* **Problem description**
Say nothing but the number of lines below in which the string "last" appears.
BEGIN Data for processing
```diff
@@ -1035,12 +1052,14 @@
     const unsigned long long t_entry = __builtin_amdgcn_s_memtime(), rt_entry = __builtin_amdgcn_s_memrealtime();
 #endif
     float wr[TAPS * KSPT];
-    load_stationary_weights<TAPS, CINP, WT>(wr, a, cout0, li, kq);
     f32x4 bias4 = {0.f, 0.f, 0.f, 0.f};
-    if (a.bias) {
-#pragma unroll
-        for (int e = 0; e < 4; ++e)
-            if (cb + e < a.Cout) bias4[e] = a.bias[cb + e];
+    if constexpr (CHAIN) {
+#pragma unroll
+        for (int i = 0; i < TAPS * KSPT; ++i) wr[i] = lk->wr[i];
+        bias4 = lk->bias4;
+    } else {
+        load_stationary_weights<TAPS, CINP, WT>(wr, a, cout0, li, kq);
+        load_bias4(bias4, a, cb);
     }
 
     const long G_ = gridDim.x;
@@ -1136,15 +1155,23 @@
     int n, h, th, ow0;
     tile_of(u0, n, h, th, ow0);
     [[maybe_unused]] const unsigned long long t_begin = SRX_STAMP();
-    __syncthreads();
-    {
-        StageSeq qi, qc;
-        stage_setup(qi, qc, h, th, ow0, 0, true);
-        const __amdgpu_buffer_rsrc_t xrs = __builtin_amdgcn_make_buffer_rsrc(
-            const_cast<float*>(a.x) + ((size_t)n * a.H * a.W - a.pad_l) * CINP, 0, (a.H * a.W + a.pad_l) * CINP * 4, 0x00020000);
-        stage_tile_scalar<CINP, 6, Z>(qi, qc, SG, xrs, voff_lane, wl_lane);
-    }
-    lds_barrier();
+    int cur_buf = 0;
+    bool first_here = true;
+    if constexpr (CHAIN) {
+        first_here = !lk->staged;
+        if (!first_here) cur_buf = lk->cur_buf;
+    }
+    if (first_here) {
+        __syncthreads();
+        {
+            StageSeq qi, qc;
+            stage_setup(qi, qc, h, th, ow0, 0, true);
+            const __amdgpu_buffer_rsrc_t xrs = __builtin_amdgcn_make_buffer_rsrc(
+                const_cast<float*>(a.x) + ((size_t)n * a.H * a.W - a.pad_l) * CINP, 0, (a.H * a.W + a.pad_l) * CINP * 4, 0x00020000);
+            stage_tile_scalar<CINP, 6, Z>(qi, qc, SG, xrs, voff_lane, wl_lane);
+        }
+        lds_barrier();
+    }
 #pragma unroll
     for (int i = 0; i < TAPS * KSPT; ++i) {
         float t = wr[i];
@@ -1161,8 +1188,9 @@
     }
     pd.yrs = __builtin_amdgcn_make_buffer_rsrc(a.y, 0, 0, 0x00020000); pd.m_first = 0; pd.gs = 0;
 
-    int cur_buf = 0;
     int u = u0;
+    [[maybe_unused]] int u_prev = u0;
+    [[maybe_unused]] bool pre = false;
     while (u < u1) {
         const unsigned long long ts_u = SRX_STAMP();
         tile_of(u, n, h, th, ow0);
@@ -1170,10 +1198,20 @@
         const bool has_next = un_ < u1;
         int n2 = n, h2 = h, th2 = th, ow2 = ow0;
         if (has_next) tile_of(un_, n2, h2, th2, ow2);
+        const float* xsrc = a.x;
+        if constexpr (CHAIN) {
+            const int rows_need = (a.TH < a.OH - 1) ? a.TH : a.OH - 1;
+            pre = !has_next && lk->l + 1 < lk->c->L && u0 + rows_need < u_prev;
+            if (pre) {
+                tile_of(u0, n2, h2, th2, ow2);
+                xsrc = lk->c->x[lk->l + 1];
+            }
+            u_prev = u;
+        }
         StageSeq qi, qc;
-        stage_setup(qi, qc, h2, th2, ow2, cur_buf ^ 1, has_next);
+        stage_setup(qi, qc, h2, th2, ow2, cur_buf ^ 1, CHAIN ? (has_next || pre) : has_next);
         const __amdgpu_buffer_rsrc_t xrs = __builtin_amdgcn_make_buffer_rsrc(
-            const_cast<float*>(a.x) + ((size_t)n2 * a.H * a.W - a.pad_l) * CINP, 0, (a.H * a.W + a.pad_l) * CINP * 4, 0x00020000);
+            const_cast<float*>(xsrc) + ((size_t)n2 * a.H * a.W - a.pad_l) * CINP, 0, (a.H * a.W + a.pad_l) * CINP * 4, 0x00020000);
 
         PipeUnit un;
         const int npx = th * (Z ? a.TW : a.OW);
@@ -1217,6 +1255,19 @@
         tt[3] += SRX_STAMP() - ts_d;
         cur_buf ^= 1;
         u = un_;
+    }
+    if constexpr (CHAIN) {
+        lk->staged = pre;
+        lk->cur_buf = cur_buf;
+        if (lk->l + 1 < lk->c->L) {
+            ConvArgs an = a;
+            an.w = lk->c->w[lk->l + 1];
+            an.bias = lk->c->bias[lk->l + 1];
+            load_stationary_weights<TAPS, CINP, WT>(lk->wr, an, cout0, li, kq);
+            const f32x4 z = {0.f, 0.f, 0.f, 0.f};
+            lk->bias4 = z;
+            load_bias4(lk->bias4, an, cb);
+        }
     }
 #pragma unroll
     for (int i = 0; i < MAXG; ++i) pipe_epilogue_one<MAXG, AUX, NPART, Z>(pd, i, ep, vst);
```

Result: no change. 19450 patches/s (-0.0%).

## Prefetch next layer's first input tile during last tile of chained conv

Applied to the files above, without the earlier changes.

Inside the persistent multi-layer conv chain kernel, the last tile iteration of each layer now stages the first input tile of the next layer into the spare LDS buffer. The next layer then skips its cold staging step and its barrier, which hides per-layer startup latency. This only turns on when each workgroup owns whole images and handles at least four tiles, so that the halo rows it prefetches come from its own already-stored output. It adds an extra barrier with a full memory wait in the last tile and depends on careful ordering of the deferred stores.

```diff
diff --git a/ml_super_resolution_amd/csrc/chain_prefetch.h b/ml_super_resolution_amd/csrc/chain_prefetch.h
--- /dev/null
+++ b/ml_super_resolution_amd/csrc/chain_prefetch.h
@@ -0,0 +1,12 @@
+#pragma once
+namespace srx {
+
+constexpr int chain_tiles_per_workgroup(int rows, int OH, int TH) {
+    return (OH > 0 && TH > 0) ? (rows / OH) * ((OH + TH - 1) / TH) : 0;
+}
+
+constexpr bool chain_prefetch_ok(int rows, int OH, int TH) {
+    return OH > 0 && rows >= OH && rows % OH == 0 && chain_tiles_per_workgroup(rows, OH, TH) >= 4;
+}
+
+}
diff --git a/ml_super_resolution_amd/csrc/conv_chain.hip b/ml_super_resolution_amd/csrc/conv_chain.hip
--- a/ml_super_resolution_amd/csrc/conv_chain.hip
+++ b/ml_super_resolution_amd/csrc/conv_chain.hip
@@ -1,8 +1,12 @@
 #include "launchers.h"
+#include "chain_prefetch.h"
 namespace srx {
 
 template <bool WT, int AUX>
 __global__ __launch_bounds__(256, 1) void conv_chain_kernel(const ConvArgs a, const ChainPtrs c) {
+    const bool prefetch = chain_prefetch_ok(a.units_total / (int)gridDim.x, a.OH, a.TH);
+    ChainLink lk;
+    lk.buf = -1;
     for (int l = 0; l < c.L; ++l) {
         ConvArgs al = a;
         al.x = c.x[l]; al.w = c.w[l]; al.bias = c.bias[l]; al.y = c.y[l];
@@ -11,7 +15,8 @@
         asm volatile("" : "+s"(al.N), "+s"(al.H), "+s"(al.W), "+s"(al.OH), "+s"(al.OW), "+s"(al.Cin), "+s"(al.Cout));
         asm volatile("" : "+s"(al.pad_t), "+s"(al.pad_l), "+s"(al.TH), "+s"(al.TW), "+s"(al.NTX), "+s"(al.RS));
         asm volatile("" : "+s"(al.units_total), "+s"(al.act), "+s"(al.post_relu), "+s"(al.mask_act), "+s"(al.buf_floats));
-        conv_pipe_body<3, 3, 64, 4, WT, AUX, false>(al, l == 0);
+        lk.next_x = (prefetch && l + 1 < c.L) ? c.x[l + 1] : nullptr;
+        conv_pipe_body<3, 3, 64, 4, WT, AUX, false, true>(al, l == 0, &lk);
         asm volatile("s_waitcnt vmcnt(0)" ::: "memory");
         __builtin_amdgcn_fence(__ATOMIC_RELEASE, "workgroup");
         __builtin_amdgcn_s_barrier();
diff --git a/ml_super_resolution_amd/csrc/conv_kernels.hip.h b/ml_super_resolution_amd/csrc/conv_kernels.hip.h
--- a/ml_super_resolution_amd/csrc/conv_kernels.hip.h
+++ b/ml_super_resolution_amd/csrc/conv_kernels.hip.h
@@ -54,6 +54,10 @@
     const float* aux[kChainMax];
     float* y[kChainMax];
     int L;
+};
+struct ChainLink {
+    const float* next_x;
+    int buf;
 };
 
 template <int CINP>
@@ -1011,8 +1015,8 @@
     tt[1] += SRX_STAMP() - ts_m;
 }
 
-template <int KH, int KW, int CINP, int NCH, bool WT, int AUX, bool Z>
-__device__ __forceinline__ void conv_pipe_body(const ConvArgs& a, bool lds_setup = true) {
+template <int KH, int KW, int CINP, int NCH, bool WT, int AUX, bool Z, bool LINK = false>
+__device__ __forceinline__ void conv_pipe_body(const ConvArgs& a, bool lds_setup = true, ChainLink* lk = nullptr) {
     extern __shared__ __attribute__((aligned(16))) float lds[];
     constexpr int TAPS = KH * KW;
     constexpr int KSPT = CINP / 4;
@@ -1136,15 +1140,20 @@
     int n, h, th, ow0;
     tile_of(u0, n, h, th, ow0);
     [[maybe_unused]] const unsigned long long t_begin = SRX_STAMP();
-    __syncthreads();
-    {
-        StageSeq qi, qc;
-        stage_setup(qi, qc, h, th, ow0, 0, true);
-        const __amdgpu_buffer_rsrc_t xrs = __builtin_amdgcn_make_buffer_rsrc(
-            const_cast<float*>(a.x) + ((size_t)n * a.H * a.W - a.pad_l) * CINP, 0, (a.H * a.W + a.pad_l) * CINP * 4, 0x00020000);
-        stage_tile_scalar<CINP, 6, Z>(qi, qc, SG, xrs, voff_lane, wl_lane);
-    }
-    lds_barrier();
+    int cur_buf = 0;
+    if (LINK && lk->buf >= 0) {
+        cur_buf = lk->buf;
+    } else {
+        __syncthreads();
+        {
+            StageSeq qi, qc;
+            stage_setup(qi, qc, h, th, ow0, 0, true);
+            const __amdgpu_buffer_rsrc_t xrs = __builtin_amdgcn_make_buffer_rsrc(
+                const_cast<float*>(a.x) + ((size_t)n * a.H * a.W - a.pad_l) * CINP, 0, (a.H * a.W + a.pad_l) * CINP * 4, 0x00020000);
+            stage_tile_scalar<CINP, 6, Z>(qi, qc, SG, xrs, voff_lane, wl_lane);
+        }
+        lds_barrier();
+    }
 #pragma unroll
     for (int i = 0; i < TAPS * KSPT; ++i) {
         float t = wr[i];
@@ -1161,19 +1170,27 @@
     }
     pd.yrs = __builtin_amdgcn_make_buffer_rsrc(a.y, 0, 0, 0x00020000); pd.m_first = 0; pd.gs = 0;
 
-    int cur_buf = 0;
     int u = u0;
     while (u < u1) {
         const unsigned long long ts_u = SRX_STAMP();
         tile_of(u, n, h, th, ow0);
         const int un_ = u + th;
         const bool has_next = un_ < u1;
+        const bool link = LINK && !has_next && lk->next_x != nullptr;
         int n2 = n, h2 = h, th2 = th, ow2 = ow0;
         if (has_next) tile_of(un_, n2, h2, th2, ow2);
+        else if (link) tile_of(u0, n2, h2, th2, ow2);
+        if (link) {
+            asm volatile("s_waitcnt vmcnt(0)" ::: "memory");
+            __builtin_amdgcn_fence(__ATOMIC_RELEASE, "workgroup");
+            __builtin_amdgcn_s_barrier();
+            __builtin_amdgcn_fence(__ATOMIC_ACQUIRE, "workgroup");
+        }
         StageSeq qi, qc;
-        stage_setup(qi, qc, h2, th2, ow2, cur_buf ^ 1, has_next);
+        stage_setup(qi, qc, h2, th2, ow2, cur_buf ^ 1, has_next || link);
+        const float* xsrc = link ? lk->next_x : a.x;
         const __amdgpu_buffer_rsrc_t xrs = __builtin_amdgcn_make_buffer_rsrc(
-            const_cast<float*>(a.x) + ((size_t)n2 * a.H * a.W - a.pad_l) * CINP, 0, (a.H * a.W + a.pad_l) * CINP * 4, 0x00020000);
+            const_cast<float*>(xsrc) + ((size_t)n2 * a.H * a.W - a.pad_l) * CINP, 0, (a.H * a.W + a.pad_l) * CINP * 4, 0x00020000);
 
         PipeUnit un;
         const int npx = th * (Z ? a.TW : a.OW);
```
END Data for processing
* **Expected output**
2